My favourite scripts – in a Stockholm Syndrome kind of way – are the ones which have opted to answer the questions on Nietzsche. The set text is On the Genealogy of Morality, a difficult work at the best of time. Given how difficult, I’m always a little bit tempted to award the students extra marks just for having a go. Not that I do, obviously and in case anyone is actually reading this. Nevertheless, Nietzsche is hard work and can be very confusing, especially for young minds which are coming up against him for the first time. The students struggle, naturally, but many of them do their best to explain ideas which, in essence, run counter to just about everything they’ve been told by parents, teachers, and any other authority figure whose paths they may have crossed. Every now and then, however, I’ll come across one who, whether by accident or design, has manage to hit on the point, more or less, and that’s always reassuring. 
For me, though, it’s a chance to remember how much I basically agree with our pal Freddy. Wilfully oversimplifying the whole thing, I should say there are basically four key ideas in the Genealogy.
1. Human beings, which is to say persons, are fundamentally social creatures.
We are who we are in relation to others and who we are is dependent upon them. Sometimes these relationships are constructive and creative, sometimes they are hostile and destructive. We all know where Nietzsche put the emphasis, but in either case those relations are the essence of our humanity or lack thereof.
2. Who and what we are depends to a considerable degree on our mythologies, on the stories we tell about who we are.
Myths about good and bad, myths about where we come from and where we’re going, myths about what it all means and, perhaps most importantly, the wellspring of our humanity; all vital things these.
3. Morality is the essence our humanity or “personhood”. We only become human when moral thinking sets foot on the stage. I would add religion in here too, but morality will suffice for the time being.
Morality (and religion) is the internalising of the other: their appropriation of us and ours of them; it’s inception of the inner life of persons (which I think was Feuerbach’s phrase, more or less) and so the birth of our humanity.
4. Humanity, “personhood”, is essentially aspirational, upwardly oriented, self-transcending and whatnot.
Up we go, towards a higher archetype, an analogy for our better selves, the mirror of our hearts: messiah, superman, or post-human, AI-enhanced, super-cyborg, it all comes to the same thing.

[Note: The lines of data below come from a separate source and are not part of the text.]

class Accumulator:

    def __init__(self, box, pixel_size, symmetry="C1", device=0, ext_tensor=None):
        lib.init(device)
        self.box, self.pixel = int(box), float(pixel_size)
        self.nfloats = int(lib.load().ppm_accum_floats(self.box))
        self._ext = ext_tensor
        ext = None
        if ext_tensor is not None:
            if ext_tensor.numel() != self.nfloats or not ext_tensor.is_cuda or not ext_tensor.is_contiguous():
                raise ValueError("ERROR: external accumulator tensor has the wrong size or is not on the GPU")
            ext = C.c_void_p(ext_tensor.data_ptr())
        self.h = lib.load().ppm_accum_create(self.box, self.pixel, symmetry.encode(), ext)
        if not self.h:
            raise lib.PpmError(lib.last_error())

    def insert(self, cfg, images, rows):
        rows = np.ascontiguousarray(rows, dtype=np.float64)
        p, on_dev, keep = _images_arg(images, len(rows), self.box)
        if self._ext is not None:
            _sync_producer(self._ext)
        lib.check(lib.load().ppm_insert_batch(self.h, C.byref(cfg), p, on_dev, len(rows), lib.ptr(rows)))
        del keep

    def sva_insert(self, cfg, volumes, wedges, poses, index=None):
        poses = np.ascontiguousarray(poses, dtype=np.float64)
        if poses.ndim != 2 or poses.shape[1] != 12:
            raise ValueError("ERROR: poses must be (V, 12)")
        w = np.ascontiguousarray(wedges, dtype=np.float32).reshape(len(poses), 2)
        idx = None if index is None else np.ascontiguousarray(index, dtype=np.int64)
        if idx is not None and idx.shape != (len(poses),):
            raise ValueError("ERROR: index must be (V,)")
        p, on_dev, keep = _volumes_arg(volumes, len(poses), self.box)
        if self._ext is not None:
            _sync_producer(self._ext)
        lib.check(lib.load().ppm_sva_insert(self.h, C.byref(cfg), p, on_dev, len(poses), lib.ptr(w), lib.ptr(poses), None if idx is None else lib.ptr(idx)))
        del keep

    def counts(self):
        return [int(lib.load().ppm_accum_count(self.h, 0)), int(lib.load().ppm_accum_count(self.h, 1))]

    def set_counts(self, c0, c1):
        lib.load().ppm_accum_set_count(self.h, 0, int(c0))
        lib.load().ppm_accum_set_count(self.h, 1, int(c1))

    def reduce(self, comm, root=-1):
        if self._ext is not None:
            _sync_producer(self._ext)
        lib.check(lib.load().ppm_accum_reduce(self.h, C.c_void_p(comm), int(root)))

    def download(self):
        a = np.empty(self.nfloats, dtype=np.float32)
        if self._ext is not None:
            _sync_producer(self._ext)
        lib.check(lib.load().ppm_accum_download(self.h, lib.ptr(a)))
        return a

    def add(self, host):
        a = np.ascontiguousarray(host, dtype=np.float32)
        if a.size != self.nfloats:
            raise ValueError("ERROR: dump has the wrong size for this box")
        if self._ext is not None:
            _sync_producer(self._ext)
        lib.check(lib.load().ppm_accum_add(self.h, lib.ptr(a)))

    def finalize(self, fcfg):
        n = self.box
        h1 = np.empty((n, n, n), dtype=np.float32)
        h2 = np.empty_like(h1)
        fl = np.empty_like(h1)
        stats = np.zeros((n // 2 - 1, STATS_COLS), dtype=np.float64)
        if self._ext is not None:
            _sync_producer(self._ext)
        lib.check(lib.load().ppm_finalize(self.h, C.byref(fcfg), lib.ptr(h1), lib.ptr(h2), lib.ptr(fl), lib.ptr(stats)))
        return h1, h2, fl, stats

    def close(self):
        if getattr(self, "h", None):
            lib.load().ppm_accum_destroy(self.h)
            self.h = None

    def __del__(self):
        try:
            self.close()
        except Exception:
            pass
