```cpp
__global__ __launch_bounds__(256) void k_harris(const uint8_t* pyr, PyrGeom g, FrameFeat ff, int blocks_per_level)
{
    const int bid = xcd_tile(blockIdx.x, gridDim.x);
    const int f = bid / (blocks_per_level * g.nlevels), l = (bid / blocks_per_level) % g.nlevels;
    const int i = (bid % blocks_per_level) * 256 + threadIdx.x;
    const LevelGeom lv = g.lv[l];
    if (i >= min(ff.cand_count[f * VO_MAX_LEVELS + l], lv.cand_cap)) return;
    const size_t ci = (size_t)f * g.cand_total + lv.cand_off + i;
    const uint32_t pos = ff.cand_pos[ci];
    const int x0 = pos & 0xffff, y0 = pos >> 16, st = lv.stride;
    const uint8_t* img = pyr + (size_t)f * g.frame_bytes + lv.off + (size_t)(y0 - 4) * st + (x0 - 4);
    int dxr[9][7], sxr[9][7];
#pragma unroll
    for (int r = 0; r < 9; r++) {
        uint32_t w0, w1, w2;
        __builtin_memcpy(&w0, img + (size_t)r * st, 4);
        __builtin_memcpy(&w1, img + (size_t)r * st + 4, 4);
        __builtin_memcpy(&w2, img + (size_t)r * st + 8, 4);
        int px[9];
#pragma unroll
        for (int c = 0; c < 9; c++) px[c] = (int)(((c < 4 ? w0 : c < 8 ? w1 : w2) >> (8 * (c & 3))) & 255u);
#pragma unroll
        for (int c = 0; c < 7; c++) { dxr[r][c] = px[c + 2] - px[c]; sxr[r][c] = px[c] + 2 * px[c + 1] + px[c + 2]; }
    }
    int a = 0, b = 0, c = 0;
#pragma unroll
    for (int r = 1; r < 8; r++)
#pragma unroll
        for (int k = 0; k < 7; k++) {
            const int Ix = dxr[r - 1][k] + 2 * dxr[r][k] + dxr[r + 1][k];
            const int Iy = sxr[r + 1][k] - sxr[r - 1][k];
            a += Ix * Ix; b += Iy * Iy; c += Ix * Iy;
        }
    const float scale = 1.f / ((1 << 2) * 7 * 255.f);
    const float scale_sq_sq = scale * scale * scale * scale;
    ff.cand_resp[ci] = ((float)a * (float)b - (float)c * (float)c - 0.04f * ((float)a + (float)b) * ((float)a + (float)b)) * scale_sq_sq;
}

void launch_harris(hipStream_t s, const uint8_t* pyr, const PyrGeom& g, FrameFeat ff, int F)
{
    int maxcap = 0;
    for (int l = 0; l < g.nlevels; l++) maxcap = g.lv[l].cand_cap > maxcap ? g.lv[l].cand_cap : maxcap;
    const int bpl = (maxcap + 255) / 256;
    hipLaunchKernelGGL(k_harris, dim3(bpl * g.nlevels * F), dim3(256), 0, s, pyr, g, ff, bpl);
}

__device__ __forceinline__ uint32_t f2key(float v)
{
    uint32_t u = __float_as_uint(v);
    return (u & 0x80000000u) ? ~u : (u | 0x80000000u);
}
__device__ __forceinline__ float key2f(uint32_t k)
{
    return __uint_as_float((k & 0x80000000u) ? (k & 0x7fffffffu) : ~k);
}

__global__ __launch_bounds__(256) void k_harris_threshold(PyrGeom g, FrameFeat ff, float* thr_out, int* kept_out)
{
    __shared__ int s_hist[256];
    __shared__ uint32_t s_prefix;
    __shared__ int s_remaining;
    __shared__ int s_kept;
// ... 563 lines not shown
```

### visual_odometry_amd/csrc/vo_api.hip

```cpp
#include "vo_internal.h"
#include <float.h>
#include <math.h>
#include <stdio.h>
#include <stdlib.h>
#include <string.h>
#include <vector>
#include <type_traits>
#include <algorithm>

#define MAX_EVENTS 384

struct DevList {
    struct Entry { void* p; bool pinned; };
    std::vector<Entry> ptrs;
    DevList() = default;
    DevList(const DevList&) = delete;
    DevList& operator=(DevList&& o) noexcept { if (this != &o) { release(); ptrs.swap(o.ptrs); } return *this; }
    ~DevList() { release(); }
    template <typename T> hipError_t alloc(T** p, size_t n) { return keep(hipMalloc((void**)p, (n ? n : 1) * sizeof(T)), (void**)p, false); }
    template <typename T> hipError_t alloc_pinned(T** p, size_t n)
    {
        return keep(hipHostMalloc((void**)p, (n ? n : 1) * sizeof(T), hipHostMallocDefault), (void**)p, true);
    }
    void release()
// ... 233 lines not shown
        const int iw = lv.w - p->edge_threshold - lv.fox, ih = lv.h - p->edge_threshold - lv.foy;
        const int trows = iw > 0 && ih > 0 ? (ih + FAST_TH - 1) / FAST_TH : 0;
        lv.ftile_base = ft; lv.ftiles_x = trows > 0 ? (iw + FAST_TW - 1) / FAST_TW : 0;
        ft += lv.ftiles_x * trows;
        lv.dtile_base = dt; lv.dtiles_x = (lv.w + FAST_TW - 1) / FAST_TW;
        dt += lv.dtiles_x * ((lv.h + FAST_TH - 1) / FAST_TH);
        lv.btile_base = bt; lv.btiles_x = (lv.w + BLUR_TW - 1) / BLUR_TW;
        bt += lv.btiles_x * ((lv.h + BLUR_TH - 1) / BLUR_TH);
        const int want = p->score_type == 0 ? 2 * lv.quota : lv.quota;
        lv.sel_chunk_base = sc;
        sc += trows;
        lv.cand_off = co;
        lv.cand_cap = align_up(want + (want > 1024 ? want : 1024), 8);
        co += lv.cand_cap;
    }
    g->frame_bytes = align_up(off, 256);
    g->ftiles_total = ft; g->btiles_total = bt; g->dtiles_total = dt;
    g->cand_total = co;
    g->sel_chunks_total = sc;
    g->kp_cap = align_up(p->nfeatures + (p->nfeatures / 8 > 256 ? p->nfeatures / 8 : 256), 8);
    return VO_OK;
}

static void build_lin_tab(int ssize, int dsize, int* ofs, uint16_t* c1, int* pmin, int* pmax)
{
    const double inv_scale = (double)dsize / (double)ssize;
    const double scale = 1.0 / inv_scale;
    int minofst = 0, maxofst = dsize;
    for (int val = 0; val < dsize; val++) {
        volatile double fval = scale * ((double)val + 0.5);
        fval = fval - 0.5;
        const double fv = fval;
        const int ival = cv_floor_d(fv);
        ofs[val] = 0; c1[val] = 0;
        if (ival >= 0 && ssize > 1) {
            if (ival < ssize - 1) {
                ofs[val] = ival;
                volatile double fr = fv - (double)ival;
                fr = fr * 256.0;
                c1[val] = (uint16_t)lrint((double)fr);
            } else {
                ofs[val] = ssize - 1;
                if (val < maxofst) maxofst = val;
            }
        } else if (val + 1 > minofst) minofst = val + 1;
    }
    *pmin = minofst; *pmax = maxofst;
}

static hipError_t alloc_pairbuf(DevList& mem, PairBuf& pb, int P, int cap, bool with_pose_mask)
{
    hipError_t e;
    const size_t pc = (size_t)P * cap;
    pb = PairBuf{};
#define A_(field, n) if ((e = mem.alloc(&pb.field, (n))) != hipSuccess) return e
    A_(slots, (size_t)P * 2); A_(nn_idx, pc * 2); A_(nn_dist, pc * 2); A_(nn_idx2, pc); A_(nn_dist2, pc);
    A_(m_q, pc); A_(m_t, pc); A_(m_d, pc); A_(m_count, (size_t)P);
    A_(px1, pc * 2); A_(px2, pc * 2); A_(xn1, pc * 2); A_(xn2, pc * 2);
    A_(mask, pc); A_(models, (size_t)P * 64 * 90); A_(pose_state, (size_t)P);
    A_(in1, pc * 2); A_(in2, pc * 2); A_(ipx1, pc * 2); A_(ipx2, pc * 2);
    A_(res, (size_t)P); A_(X, pc * 4);
    if (with_pose_mask) { A_(pose_mask, pc); }
    if (const size_t n = nn_colkey_ints(P, cap)) { A_(nn_colkey, n); }
#undef A_
    return hipSuccess;
}

static int alloc_cv2(vo_ctx* ctx)
{
    if (ctx->cv2_ready) return VO_OK;
    const PyrGeom& g = ctx->g;
    Cv2Buf& cb = ctx->cv2;
    int off = 0;
    for (int l = 0; l < g.nlevels; l++) {
        const int px8 = g.lv[l].w * g.lv[l].h / 8 + 1024;
        cb.all_off[l] = off;
        cb.all_cap[l] = align_up(px8 > g.lv[l].cand_cap ? px8 : g.lv[l].cand_cap, 8);
        off += cb.all_cap[l];
    }
    cb.all_total = off;
    const size_t F = (size_t)ctx->max_frames, n = F * off;
    DevList& m = ctx->orb_mem;
    HIPCHK(m.alloc(&cb.all_pos, n)); HIPCHK(m.alloc(&cb.all_resp, n)); HIPCHK(m.alloc(&cb.work, n));
    HIPCHK(m.alloc(&cb.lpos, n)); HIPCHK(m.alloc(&cb.rpos, n));
    HIPCHK(m.alloc(&cb.all_count, F * VO_MAX_LEVELS));
    HIPCHK(m.alloc(&cb.chunk_count, F * (size_t)(g.sel_chunks_total + 1)));
    HIPCHK(hipMemset(cb.all_count, 0, F * VO_MAX_LEVELS * sizeof(int)));
    HIPCHK(hipDeviceSynchronize());
    ctx->cv2_ready = true;
    return VO_OK;
}

static void free_config(vo_ctx* c)
{
    c->configured = c->cv2_ready = false;
    c->orb_mem.release();
    c->pb_mem.release();
    c->pb_pairs = c->pb_cap = 0;
    clear_last_run(c);
}

static void comm_release(vo_ctx* ctx);
static int sift_frames_upload_enqueue(vo_ctx* ctx, const uint8_t* frames, int F, int row_stride, int64_t frame_stride, int first_slot);
static int sift_frames_detect_enqueue(vo_ctx* ctx, int first_slot, int F);

extern "C" int vo_version(void) { return 120; }
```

That’s an awful lot of essences, I know, but in reality they all come together into one because myth, morality, and self-transcendence are all functions or extensions of an essentially social self. 

Obviously, Nietzsche took a rather dim view of all this and I can’t really blame him, given the state our species has got itself into. And things seem to have got considerably worse since the Genealogy was published in 1887. It is, perhaps, not a great surprise to find Nietzsche railing against the emergence of the human conscience. Given everything that conscience has achieved during the 20th Century and is still achieving now, it’s difficult not to be just the tiniest bit pessimistic about our species. Yes, it’s no wonder really that Nietzsche was
5. Not, as the saying goes, a happy bunny.

Still, at least the marking is finished for another year. 



[1] George Eliot, Adam Bede. Hertfordshire: Wordsworth Editions Ltd, 1997.